GCN GFX10.1 (RDNA 1)

NO

YES

GCN GFX10.3 (RDNA 2)

NO

YES

GCN GFX11 (RDNA 3)

NO

YES

The minimum Linux kernel version for running in HMM mode is 6.4.

The forwarding header can be obtained from its GitHub repository. It will be packaged with a future ROCm release. Because accelerated algorithms are provided via rocThrust, a transitive dependency on rocPrim exists. Both can be obtained either by installing their associated components of the ROCm stack, or from their respective repositories.
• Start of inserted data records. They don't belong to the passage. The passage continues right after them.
+        lod[h] = (uint32_t)(2 * h) <= dtop ? gf.afrom((lw[(2 * h) >> 2] >> (8 * ((2 * h) & 3))) & 0xffu) : gf.az();
+    const uint32_t degmax = wave_max(deg);
+    uint32_t fixed = 0;
+#pragma unroll
+    for (int k = 0; k < 4; ++k)
+        posp[k] = magp[k] = 0;
+#pragma unroll
+    for (int n0 = 0; n0 < 16; n0 += R) {
+        if ((uint32_t)n0 >= degmax)
+            continue;
+        uint32_t ir[R], si[R], s[R], num[R], den[R], nh[R], dh[R];
+#pragma unroll
+        for (int t = 0; t < R; ++t) {
+            ir[t] = root_point((rl[(n0 + t) >> 2] >> (8 * ((n0 + t) & 3))) & 0xffu);
+            si[t] = 128u * (ir[t] == 255u ? 0u : ir[t]);
+            s[t] = num[t] = den[t] = nh[t] = dh[t] = 0;
+        }
+#pragma unroll
+        for (int b = 0; b < 8; ++b) {
+#pragma unroll
+            for (int t = 0; t < R; ++t) {
+                num[t] ^= gf.expa(opu[b] + s[t]);
+                nh[t] ^= gf.expa(opu[b + 8] + s[t]);
+                if ((b & 1) == 0) {
+                    den[t] ^= gf.expa(lod[b >> 1] + s[t]);
+                    dh[t] ^= gf.expa(lod[(b >> 1) + 4] + s[t]);
+                }
+                s[t] = addmod7(s[t], si[t]);
+            }
+            if (b & 1) {
+#pragma unroll
+                for (int t = 0; t < R; ++t)
+                    asm volatile("" : "+v"(num[t]), "+v"(den[t]), "+v"(nh[t]), "+v"(dh[t]));
+                __builtin_amdgcn_sched_barrier(0);
+            }
+        }
+#pragma unroll
+        for (int t = 0; t < R; ++t) {
+            num[t] ^= gf.expa(gf.loga(nh[t]) + s[t]);
+            den[t] ^= gf.expa(gf.loga(dh[t]) + s[t]);
+            uint32_t mag;
+            if constexpr (fcr1) {
+                mag = gf.expa(gf.loga(num[t]) - gf.loga(den[t]) + mp);
+            } else {
+                const uint32_t ln2 = mod255((uint32_t)((int32_t)ir[t] * ((int32_t)fcr - 1) + (int32_t)RS_NN));
+                const uint32_t lden = gf.plog(gf.loga(den[t]));
+                mag = gf.exp(red(gf.plog(gf.loga(num[t])) + ln2 + RS_NN - lden));
+            }
+            const bool z = (uint32_t)(n0 + t) < deg && num[t] != 0u;
+            fixed += z ? 1u : 0u;
+            const uint32_t k = iprim1 ? ir[t] - 1u : (ir[t] * iprim + 254u) % 255u;
+            const uint32_t p = (uint32_t)((int32_t)k - pad);
+            posp[(n0 + t) >> 2] |= (p & 0xffu) << (8 * ((n0 + t) & 3));
+            magp[(n0 + t) >> 2] |= (z ? mag : 0u) << (8 * ((n0 + t) & 3));
+        }
+        __builtin_amdgcn_sched_barrier(0);
+    }
+    return fixed;
+}
+
+template <bool P11>
+__global__ __launch_bounds__(FAWG, FAWG / 256) void rs_forney_apply_k(
+    const RsDevTables *__restrict__ T, RsCorrParams P, uint8_t *data, size_t dstride, uint8_t *parity, size_t pstride,
+    size_t count, const uint8_t *__restrict__ lam, const uint8_t *__restrict__ om, const uint8_t *__restrict__ roots,
+    const uint8_t *__restrict__ meta, uint8_t *__restrict__ ok, uint8_t *__restrict__ corrected, uint32_t wire,
+    uint32_t npar)
+{
+    __shared__ uint32_t lgf[512 * 32];
+    __shared__ uint4 stage[FAWG / 64][256];
+    fill_gfa<FAWG>(lgf, T);
+    __syncthreads();
+    const GfA gf{lds_addr(lgf) + 4u * (threadIdx.x & 31u) + 1u};
+    const uint32_t lane = threadIdx.x & 63u;
+    uint4 *st = stage[threadIdx.x >> 6];
+    const uint32_t lim = P.size + npar;
+    const size_t nb = (count + FAWG - 1) / FAWG;
+
+    for (size_t b = blockIdx.x; b < nb; b += gridDim.x) {
+        const size_t wbase = (nb - 1u - b) * FAWG + (threadIdx.x & ~63u);
+        const size_t cw = wbase + lane;
+        const bool valid = cw < count;
+        const uint32_t mt = valid ? meta[cw] : 0u;
+        const bool fast = (mt >> 5) == RS_ST_FAST;
+        if (__ballot(fast) == 0ull)
+            continue;
+        const uint32_t deg = fast ? (mt & 31u) : 0u;
+        uint4 o4 = make_uint4(0xFFFFFFFFu, 0xFFFFFFFFu, 0xFFFFFFFFu, 0xFFFFFFFFu), l4 = o4;
+        uint32_t rl[4] = {0, 0, 0, 0};
+        if (fast) {
+            o4 = reinterpret_cast<const uint4 *>(om)[cw];
+            l4 = reinterpret_cast<const uint4 *>(lam)[cw];
+            const uint4 ra = reinterpret_cast<const uint4 *>(roots)[2 * cw];
+            rl[0] = ra.x, rl[1] = ra.y, rl[2] = ra.z, rl[3] = ra.w;
+        }
+        __builtin_amdgcn_sched_barrier(0);
+        const bool block = wire && wbase + 64u <= count;
+        lds_u32x4_t *rows = reinterpret_cast<lds_u32x4_t *>(data + wbase * 255u);
+        const uint32_t c3 = min(lane + 192u, FAQ - 1u);
+        const lds_u32x4_t *pre = block ? rows : reinterpret_cast<const lds_u32x4_t *>(T->gfa);
+        lds_u32x4_t v[4][4];
+#pragma unroll
+        for (int q = 0; q < FA_PRE; ++q)
+#pragma unroll
+            for (uint32_t k = 0; k < 4; ++k)
+                v[q][k] = __builtin_nontemporal_load(pre + FAQ * q + (k < 3 ? lane + 64u * k : c3));
+        __builtin_amdgcn_sched_barrier(0);
+        uint32_t posp[4], magp[4];
+        const uint32_t fixed = forney_lane<P11>(gf, P.fcr, P.iprim, P.pad, deg, o4, l4, rl, posp, magp);
+        if (fast) {
+            ok[cw] = 1;
+            if (corrected)
+                corrected[cw] = (uint8_t)fixed;
+        }
+        if (block) {
+#pragma unroll
+            for (int q = FA_PRE; q < 4; ++q)
+#pragma unroll
+                for (uint32_t k = 0; k < 4; ++k)
+                    v[q][k] = __builtin_nontemporal_load(rows + FAQ * q + (k < 3 ? lane + 64u * k : c3));
+            uint32_t *stw = reinterpret_cast<uint32_t *>(st);
+#pragma unroll
+            for (int q = 0; q < 4; ++q) {
+#pragma unroll
+                for (uint32_t k = 0; k < 4; ++k)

The list algorithms that can be offloaded is available here.

HIP Specific Elements

  1. There is no defined interop with the HIP kernel language; whilst things like using __device__ annotations might accidentally “work”, they are not guaranteed to, and thus cannot be relied upon by user code; - A consequence of the above is that both bitcode linking and linking

    relocatable object files will “work”, but it is not guaranteed to remain working or actively tested at the moment; this restriction might be relaxed in the future.
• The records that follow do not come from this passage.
int wt_codes_to_features(const wt_model* m, const int64_t* codes, int32_t K, int32_t B, int64_t L, float* features,
                         void* stream) {
    if (!m || !codes || !features) { set_error("wt_codes_to_features: null argument"); return WT_ERR_INVALID; }
    if (K < 1 || K > m->arch.num_quantizers) { set_error("wt_codes_to_features: K exceeds the number of codebooks"); return WT_ERR_INVALID; }
    DeviceGuard dg(m->device);
    if (!dg.ok) { set_error("hipSetDevice failed"); return WT_ERR_HIP; }
    return launch_codes_to_features(codes, m->embed.w, K, m->arch.vq_bins, B, L, 512, features, static_cast<hipStream_t>(stream),
                                    m->bad_codes_dev);
}

int wt_sconv1d(const float* x, const float* w, const float* bias, float* y, int32_t B, int64_t T, int32_t Cin,
               int32_t Cout, int32_t k, int32_t stride, int32_t dilation, int32_t elu_input, void* stream) {
    ConvW cw; cw.w = const_cast<float*>(w); cw.b = const_cast<float*>(bias); cw.cout = Cout; cw.cin = Cin; cw.k = k;
    GemmArgs a = sconv_args(cw, B, T, stride, dilation);
    a.A = x; a.C = y;
    return launch_gemm(a, elu_input ? PRO_ELU : PRO_NONE, EPI_BIAS, static_cast<hipStream_t>(stream));
}

static int split_pair(const float* w, long nw, const float* x, long nx, char* ws_w, char* ws_x, char* tail, GemmArgs& a,
                      hipStream_t s) {
    unsigned* bits = reinterpret_cast<unsigned*>(tail);
    float* sc = reinterpret_cast<float*>(tail + 16);
    if (int rc = launch_pow2_scales(w, nw, x, nx, bits, sc, s)) return rc;
    if (int rc = launch_split_s32(w, ws_w, nw, s, sc)) return rc;
    if (int rc = launch_split_s32(x, ws_x, nx, s, sc + 1)) return rc;
    a.W_hi = ws_w;
    a.A = reinterpret_cast<const float*>(ws_x);
    a.acc_scale_dev = sc + 2;
    return 0;
}

int wt_linear(const float* x, const float* w, const float* bias, float* y, int64_t M, int32_t N, int32_t K,
              int32_t f16x3, void* workspace, void* stream) {
    if (!x || !w || !y) { set_error("wt_linear: null argument"); return WT_ERR_INVALID; }
    hipStream_t s = static_cast<hipStream_t>(stream);
    GemmArgs a = linear_args(w, bias, M, N, K);
    a.A = x; a.C = y;
    if (!f16x3) return launch_gemm(a, PRO_NONE, EPI_BIAS, s);
    if (!workspace) { set_error("wt_linear: the f16x3 modes need a workspace"); return WT_ERR_INVALID; }
    char* hi = static_cast<char*>(workspace);
    if (f16x3 == 1) { set_error("wt_linear: mode 1 (the in-loop split kernel of round 1) was removed; use 2, 3 or 4"); return WT_ERR_INVALID; }
    char* xs = hi + (size_t)N * K * 4;
    if (int rc = split_pair(w, (long)N * K, x, (long)M * K, hi, xs, xs + (size_t)M * K * 4, a, s)) return rc;
    a.dbg_stamps = reinterpret_cast<unsigned long long*>(xs + (size_t)M * K * 4 + 256);
    if (f16x3 == 4) return launch_gemm16s(a, EPI_BIAS_GELU, OUT_S32, s);
    return launch_gemm16s(a, EPI_BIAS, f16x3 == 3 ? 1 : 0, s);
}

int wt_conv1d_s32(const float* x, const float* w, const float* bias, float* y, int32_t B, int64_t T, int32_t Cin,
                  int32_t Cout, int32_t k, int32_t stride, int32_t zero_same, void* workspace, void* stream) {
    if (!x || !w || !y || !workspace) { set_error("wt_conv1d_s32: null argument"); return WT_ERR_INVALID; }
    hipStream_t s = static_cast<hipStream_t>(stream);
    ConvW cw; cw.w = const_cast<float*>(w); cw.b = const_cast<float*>(bias); cw.cout = Cout; cw.cin = Cin; cw.k = k;
    GemmArgs a = zero_same ? zconv_args(cw, B, (int)T) : sconv_args(cw, B, T, stride, 1);
    char* ws = static_cast<char*>(workspace);
    char* xs = ws + (size_t)Cout * k * Cin * 4;
    if (int rc = split_pair(w, (long)Cout * k * Cin, x, (long)B * T * Cin, ws, xs, xs + (size_t)B * T * Cin * 4, a, s)) return rc;
    a.C = y;
    return launch_gemm16s(a, EPI_BIAS, 0, s);
}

  2. Combining explicit HIP, CUDA or OpenMP Offload compilation with --hipstdpar based offloading is not allowed or supported in any way.

  3. There is no way to target different accelerators via a standard algorithm invocation (this might be addressed in future C++ standards); an unsafe (per the point above) way of achieving this is to spawn new threads and invoke the hipSetDevice interface e.g.:

    int accelerator_0 = ...;
    int accelerator_1 = ...;
    
    bool multiple_accelerators(const std::vector<int>& u, const std::vector<int>& v) {
      std::atomic<unsigned int> r{0u};
    
      thread t0{[&]() {
        hipSetDevice(accelerator_0);
    
        r += std::count(std::execution::par_unseq, std::cbegin(u), std::cend(u), 42);
      }};
      thread t1{[&]() {
        hitSetDevice(accelerator_1);
    
        r += std::count(std::execution::par_unseq, std::cbegin(v), std::cend(v), 314152)
      }};
    
      t0.join();
      t1.join();
    
      return r;
    }
    

    Note that this is a temporary, unsafe workaround for a deficiency in the C++ Standard.

Open Questions / Future Developments

  1. The restriction on the use of global / namespace scope / static / thread storage duration variables in offloaded algorithms will be lifted in the future, when running in HMM Mode;

  2. The restriction on the use of dynamic memory allocation in offloaded algorithms will be lifted in the future.

  3. The restriction on the use of pointers to function, and associated features such as dynamic polymorphism might be lifted in the future, when running in HMM Mode;

  4. Offload support might be extended to cases where the parallel_policy is used for some or all targets.